_Material provided:_
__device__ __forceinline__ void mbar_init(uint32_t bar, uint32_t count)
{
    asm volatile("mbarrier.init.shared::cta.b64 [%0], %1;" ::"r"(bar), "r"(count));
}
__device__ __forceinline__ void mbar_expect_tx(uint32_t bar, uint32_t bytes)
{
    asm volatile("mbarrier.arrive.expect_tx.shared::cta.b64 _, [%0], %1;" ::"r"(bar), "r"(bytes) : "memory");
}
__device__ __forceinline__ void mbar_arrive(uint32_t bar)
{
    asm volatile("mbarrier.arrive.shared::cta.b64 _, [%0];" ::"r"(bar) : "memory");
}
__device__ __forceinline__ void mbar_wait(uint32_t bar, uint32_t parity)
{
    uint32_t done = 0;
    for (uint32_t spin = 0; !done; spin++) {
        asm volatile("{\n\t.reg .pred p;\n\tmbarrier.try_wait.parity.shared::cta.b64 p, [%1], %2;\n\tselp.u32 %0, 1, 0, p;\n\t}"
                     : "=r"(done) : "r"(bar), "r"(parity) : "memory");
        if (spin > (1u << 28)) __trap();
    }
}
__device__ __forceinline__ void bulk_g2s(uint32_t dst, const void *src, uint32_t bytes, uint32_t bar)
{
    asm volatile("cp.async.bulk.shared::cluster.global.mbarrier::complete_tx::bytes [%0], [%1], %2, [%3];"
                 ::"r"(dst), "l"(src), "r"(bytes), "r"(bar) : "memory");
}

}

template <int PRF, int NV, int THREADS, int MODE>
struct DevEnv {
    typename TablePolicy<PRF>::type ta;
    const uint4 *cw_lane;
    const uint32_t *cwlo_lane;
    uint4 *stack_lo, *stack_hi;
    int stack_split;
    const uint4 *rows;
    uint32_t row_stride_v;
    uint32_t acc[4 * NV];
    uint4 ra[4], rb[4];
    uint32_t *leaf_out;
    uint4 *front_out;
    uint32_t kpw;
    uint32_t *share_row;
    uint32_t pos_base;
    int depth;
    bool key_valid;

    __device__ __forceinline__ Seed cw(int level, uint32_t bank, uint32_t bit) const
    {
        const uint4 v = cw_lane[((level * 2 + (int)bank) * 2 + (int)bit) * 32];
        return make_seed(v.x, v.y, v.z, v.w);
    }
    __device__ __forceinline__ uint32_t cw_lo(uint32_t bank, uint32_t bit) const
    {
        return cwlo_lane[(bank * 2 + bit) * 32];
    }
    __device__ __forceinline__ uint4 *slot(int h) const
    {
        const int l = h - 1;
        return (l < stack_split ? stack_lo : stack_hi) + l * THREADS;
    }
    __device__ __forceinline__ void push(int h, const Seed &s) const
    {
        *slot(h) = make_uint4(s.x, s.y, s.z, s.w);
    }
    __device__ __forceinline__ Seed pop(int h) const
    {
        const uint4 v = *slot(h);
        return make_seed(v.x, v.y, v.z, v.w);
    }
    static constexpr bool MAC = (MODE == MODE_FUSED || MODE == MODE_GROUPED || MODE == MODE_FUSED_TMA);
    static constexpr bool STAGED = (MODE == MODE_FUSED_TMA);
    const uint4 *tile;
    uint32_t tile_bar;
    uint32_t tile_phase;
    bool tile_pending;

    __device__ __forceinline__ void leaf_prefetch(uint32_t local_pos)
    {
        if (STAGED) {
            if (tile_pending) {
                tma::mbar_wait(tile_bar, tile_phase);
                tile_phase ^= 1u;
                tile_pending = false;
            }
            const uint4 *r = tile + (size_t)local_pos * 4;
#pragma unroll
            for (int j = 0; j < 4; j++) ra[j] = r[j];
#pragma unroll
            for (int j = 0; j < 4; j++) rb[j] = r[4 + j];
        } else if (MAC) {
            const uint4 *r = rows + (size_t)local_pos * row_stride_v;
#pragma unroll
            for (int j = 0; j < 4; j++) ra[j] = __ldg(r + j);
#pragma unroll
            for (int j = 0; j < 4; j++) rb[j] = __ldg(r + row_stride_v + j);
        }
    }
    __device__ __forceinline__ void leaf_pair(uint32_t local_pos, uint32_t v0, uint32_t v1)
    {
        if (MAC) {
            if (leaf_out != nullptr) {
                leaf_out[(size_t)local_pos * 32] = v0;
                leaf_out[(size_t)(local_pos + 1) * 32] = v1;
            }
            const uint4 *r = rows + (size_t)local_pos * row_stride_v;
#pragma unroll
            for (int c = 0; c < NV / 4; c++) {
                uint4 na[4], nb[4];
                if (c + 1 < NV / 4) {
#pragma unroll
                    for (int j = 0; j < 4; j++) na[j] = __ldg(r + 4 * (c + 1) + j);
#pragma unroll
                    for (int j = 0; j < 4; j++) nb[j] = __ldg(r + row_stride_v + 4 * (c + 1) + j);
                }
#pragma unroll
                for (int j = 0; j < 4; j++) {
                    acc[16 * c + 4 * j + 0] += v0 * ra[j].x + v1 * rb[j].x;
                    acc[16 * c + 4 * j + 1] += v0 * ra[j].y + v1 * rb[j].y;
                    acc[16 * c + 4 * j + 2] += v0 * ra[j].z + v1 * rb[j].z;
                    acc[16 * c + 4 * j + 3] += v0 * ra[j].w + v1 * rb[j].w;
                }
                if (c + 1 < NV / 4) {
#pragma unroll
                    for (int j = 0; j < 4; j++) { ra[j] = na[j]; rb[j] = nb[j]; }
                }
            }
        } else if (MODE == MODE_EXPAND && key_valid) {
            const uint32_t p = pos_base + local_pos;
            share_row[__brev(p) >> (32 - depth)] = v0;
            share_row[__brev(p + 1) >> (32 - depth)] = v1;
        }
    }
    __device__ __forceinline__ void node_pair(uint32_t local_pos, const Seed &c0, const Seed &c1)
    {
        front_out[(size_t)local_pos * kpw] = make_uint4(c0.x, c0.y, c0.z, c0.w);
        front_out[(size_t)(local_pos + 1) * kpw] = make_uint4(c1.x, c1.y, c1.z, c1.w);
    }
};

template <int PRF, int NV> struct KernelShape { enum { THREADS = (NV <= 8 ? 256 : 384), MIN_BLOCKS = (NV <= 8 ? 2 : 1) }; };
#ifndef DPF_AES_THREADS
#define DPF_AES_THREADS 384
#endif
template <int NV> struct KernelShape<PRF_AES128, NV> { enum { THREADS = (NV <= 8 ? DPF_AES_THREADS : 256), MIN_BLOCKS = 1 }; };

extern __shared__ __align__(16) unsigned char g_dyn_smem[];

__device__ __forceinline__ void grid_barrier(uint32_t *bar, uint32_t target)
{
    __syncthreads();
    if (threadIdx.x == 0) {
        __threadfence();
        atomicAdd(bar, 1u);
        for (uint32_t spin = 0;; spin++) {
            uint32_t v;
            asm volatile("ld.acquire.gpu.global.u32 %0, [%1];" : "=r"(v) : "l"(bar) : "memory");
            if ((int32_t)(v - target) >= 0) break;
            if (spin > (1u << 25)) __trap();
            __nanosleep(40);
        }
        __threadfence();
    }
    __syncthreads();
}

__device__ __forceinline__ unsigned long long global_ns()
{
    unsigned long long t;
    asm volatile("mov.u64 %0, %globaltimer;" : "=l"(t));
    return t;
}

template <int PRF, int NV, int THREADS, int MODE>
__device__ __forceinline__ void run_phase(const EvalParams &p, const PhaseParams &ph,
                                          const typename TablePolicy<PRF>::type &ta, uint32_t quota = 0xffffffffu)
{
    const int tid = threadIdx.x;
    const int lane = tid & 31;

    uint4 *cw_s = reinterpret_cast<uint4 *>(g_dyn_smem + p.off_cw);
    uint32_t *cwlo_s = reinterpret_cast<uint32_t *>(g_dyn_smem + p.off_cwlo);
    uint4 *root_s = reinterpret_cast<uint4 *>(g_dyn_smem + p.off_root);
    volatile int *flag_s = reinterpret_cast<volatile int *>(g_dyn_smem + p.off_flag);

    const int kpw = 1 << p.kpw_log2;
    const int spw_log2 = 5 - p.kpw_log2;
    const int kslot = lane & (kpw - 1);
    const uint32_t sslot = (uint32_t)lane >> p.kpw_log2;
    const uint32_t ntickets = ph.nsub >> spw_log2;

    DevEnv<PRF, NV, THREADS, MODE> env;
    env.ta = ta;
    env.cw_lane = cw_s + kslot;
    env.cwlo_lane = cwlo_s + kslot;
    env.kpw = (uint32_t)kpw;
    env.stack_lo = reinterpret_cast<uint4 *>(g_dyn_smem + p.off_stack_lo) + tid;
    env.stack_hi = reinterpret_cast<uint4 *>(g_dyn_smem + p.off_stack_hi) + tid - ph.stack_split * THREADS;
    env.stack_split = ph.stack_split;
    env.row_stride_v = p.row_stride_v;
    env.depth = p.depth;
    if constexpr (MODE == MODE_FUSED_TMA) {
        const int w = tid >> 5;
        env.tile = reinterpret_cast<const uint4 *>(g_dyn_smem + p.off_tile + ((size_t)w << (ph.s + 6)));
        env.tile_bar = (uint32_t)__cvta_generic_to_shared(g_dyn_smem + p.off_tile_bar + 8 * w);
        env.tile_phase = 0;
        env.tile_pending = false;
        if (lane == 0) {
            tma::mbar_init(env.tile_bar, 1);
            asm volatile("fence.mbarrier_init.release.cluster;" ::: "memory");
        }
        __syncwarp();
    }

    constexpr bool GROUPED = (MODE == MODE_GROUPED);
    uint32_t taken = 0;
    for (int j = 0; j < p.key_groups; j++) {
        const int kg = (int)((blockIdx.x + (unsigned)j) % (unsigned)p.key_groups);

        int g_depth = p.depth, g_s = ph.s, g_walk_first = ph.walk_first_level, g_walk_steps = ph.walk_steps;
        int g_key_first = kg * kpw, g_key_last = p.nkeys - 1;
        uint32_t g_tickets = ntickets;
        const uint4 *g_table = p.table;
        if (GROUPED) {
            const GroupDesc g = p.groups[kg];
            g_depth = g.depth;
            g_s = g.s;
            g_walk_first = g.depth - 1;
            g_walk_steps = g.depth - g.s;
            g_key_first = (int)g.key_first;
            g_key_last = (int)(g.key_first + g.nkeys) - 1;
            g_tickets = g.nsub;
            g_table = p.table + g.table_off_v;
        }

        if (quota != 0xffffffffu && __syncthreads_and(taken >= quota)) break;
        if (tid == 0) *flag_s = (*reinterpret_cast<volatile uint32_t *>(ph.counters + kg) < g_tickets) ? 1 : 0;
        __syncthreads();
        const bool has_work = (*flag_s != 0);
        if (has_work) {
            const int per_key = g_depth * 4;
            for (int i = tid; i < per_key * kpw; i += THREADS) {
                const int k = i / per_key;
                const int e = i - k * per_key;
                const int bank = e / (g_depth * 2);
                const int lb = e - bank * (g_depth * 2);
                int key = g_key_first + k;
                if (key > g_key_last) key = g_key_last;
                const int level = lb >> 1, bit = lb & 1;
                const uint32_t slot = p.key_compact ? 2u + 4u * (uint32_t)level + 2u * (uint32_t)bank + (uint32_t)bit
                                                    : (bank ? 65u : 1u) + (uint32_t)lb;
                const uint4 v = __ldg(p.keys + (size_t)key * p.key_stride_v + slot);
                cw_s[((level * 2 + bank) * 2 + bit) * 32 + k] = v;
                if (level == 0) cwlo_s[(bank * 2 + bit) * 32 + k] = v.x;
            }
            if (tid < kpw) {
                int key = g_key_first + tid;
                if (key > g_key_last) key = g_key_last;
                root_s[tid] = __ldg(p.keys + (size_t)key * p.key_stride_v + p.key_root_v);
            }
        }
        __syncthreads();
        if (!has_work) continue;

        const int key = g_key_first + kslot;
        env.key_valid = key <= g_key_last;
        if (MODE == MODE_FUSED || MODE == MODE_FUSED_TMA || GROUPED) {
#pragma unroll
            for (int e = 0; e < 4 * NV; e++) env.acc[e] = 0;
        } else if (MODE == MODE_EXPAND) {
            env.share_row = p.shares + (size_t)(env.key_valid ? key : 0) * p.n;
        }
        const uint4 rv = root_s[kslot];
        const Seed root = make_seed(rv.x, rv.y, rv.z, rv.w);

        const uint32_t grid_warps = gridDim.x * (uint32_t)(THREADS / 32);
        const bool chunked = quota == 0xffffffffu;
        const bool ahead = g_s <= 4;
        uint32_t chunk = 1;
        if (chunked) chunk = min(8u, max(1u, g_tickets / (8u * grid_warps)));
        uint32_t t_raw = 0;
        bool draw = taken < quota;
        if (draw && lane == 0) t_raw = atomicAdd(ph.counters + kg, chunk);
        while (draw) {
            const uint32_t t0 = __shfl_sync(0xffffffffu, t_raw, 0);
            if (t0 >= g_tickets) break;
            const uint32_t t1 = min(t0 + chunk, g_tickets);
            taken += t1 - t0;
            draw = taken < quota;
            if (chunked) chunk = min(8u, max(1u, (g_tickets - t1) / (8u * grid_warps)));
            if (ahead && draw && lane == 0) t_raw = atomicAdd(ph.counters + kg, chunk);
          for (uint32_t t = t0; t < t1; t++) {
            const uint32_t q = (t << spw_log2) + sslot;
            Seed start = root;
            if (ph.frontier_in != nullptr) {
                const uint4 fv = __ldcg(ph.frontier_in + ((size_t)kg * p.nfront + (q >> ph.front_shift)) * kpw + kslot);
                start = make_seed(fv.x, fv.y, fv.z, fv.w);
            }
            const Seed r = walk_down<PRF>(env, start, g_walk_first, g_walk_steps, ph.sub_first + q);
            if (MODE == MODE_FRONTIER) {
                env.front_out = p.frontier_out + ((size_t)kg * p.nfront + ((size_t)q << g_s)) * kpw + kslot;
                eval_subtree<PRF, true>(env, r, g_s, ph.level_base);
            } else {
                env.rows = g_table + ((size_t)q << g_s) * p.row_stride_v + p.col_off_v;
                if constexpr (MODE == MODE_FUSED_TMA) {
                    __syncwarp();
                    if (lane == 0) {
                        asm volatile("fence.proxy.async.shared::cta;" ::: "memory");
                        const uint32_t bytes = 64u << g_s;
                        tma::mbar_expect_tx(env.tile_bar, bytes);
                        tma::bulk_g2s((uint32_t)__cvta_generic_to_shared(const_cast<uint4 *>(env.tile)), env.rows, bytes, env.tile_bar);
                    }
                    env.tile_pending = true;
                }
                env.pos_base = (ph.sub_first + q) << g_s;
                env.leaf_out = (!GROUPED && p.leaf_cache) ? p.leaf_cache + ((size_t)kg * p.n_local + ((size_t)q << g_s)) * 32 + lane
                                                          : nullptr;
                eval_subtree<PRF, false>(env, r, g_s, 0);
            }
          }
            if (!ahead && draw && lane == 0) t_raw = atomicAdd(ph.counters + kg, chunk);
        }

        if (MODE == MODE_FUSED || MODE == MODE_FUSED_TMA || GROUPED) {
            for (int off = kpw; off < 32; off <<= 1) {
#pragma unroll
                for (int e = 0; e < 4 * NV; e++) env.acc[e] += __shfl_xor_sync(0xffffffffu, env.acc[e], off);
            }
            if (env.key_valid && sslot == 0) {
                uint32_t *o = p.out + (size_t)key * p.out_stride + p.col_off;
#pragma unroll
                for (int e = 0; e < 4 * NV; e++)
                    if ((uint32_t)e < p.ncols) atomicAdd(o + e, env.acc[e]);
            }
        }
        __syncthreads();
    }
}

_Action item:_ Would you copy, unchanged, the stretch of the records above that begins at the line containing "return (l <" and ends at the line containing "bool tile_pending;", and only that?

_Result of this task:_
        return (l < stack_split ? stack_lo : stack_hi) + l * THREADS;
    }
    __device__ __forceinline__ void push(int h, const Seed &s) const
    {
        *slot(h) = make_uint4(s.x, s.y, s.z, s.w);
    }
    __device__ __forceinline__ Seed pop(int h) const
    {
        const uint4 v = *slot(h);
        return make_seed(v.x, v.y, v.z, v.w);
    }
    static constexpr bool MAC = (MODE == MODE_FUSED || MODE == MODE_GROUPED || MODE == MODE_FUSED_TMA);
    static constexpr bool STAGED = (MODE == MODE_FUSED_TMA);
    const uint4 *tile;
    uint32_t tile_bar;
    uint32_t tile_phase;
    bool tile_pending;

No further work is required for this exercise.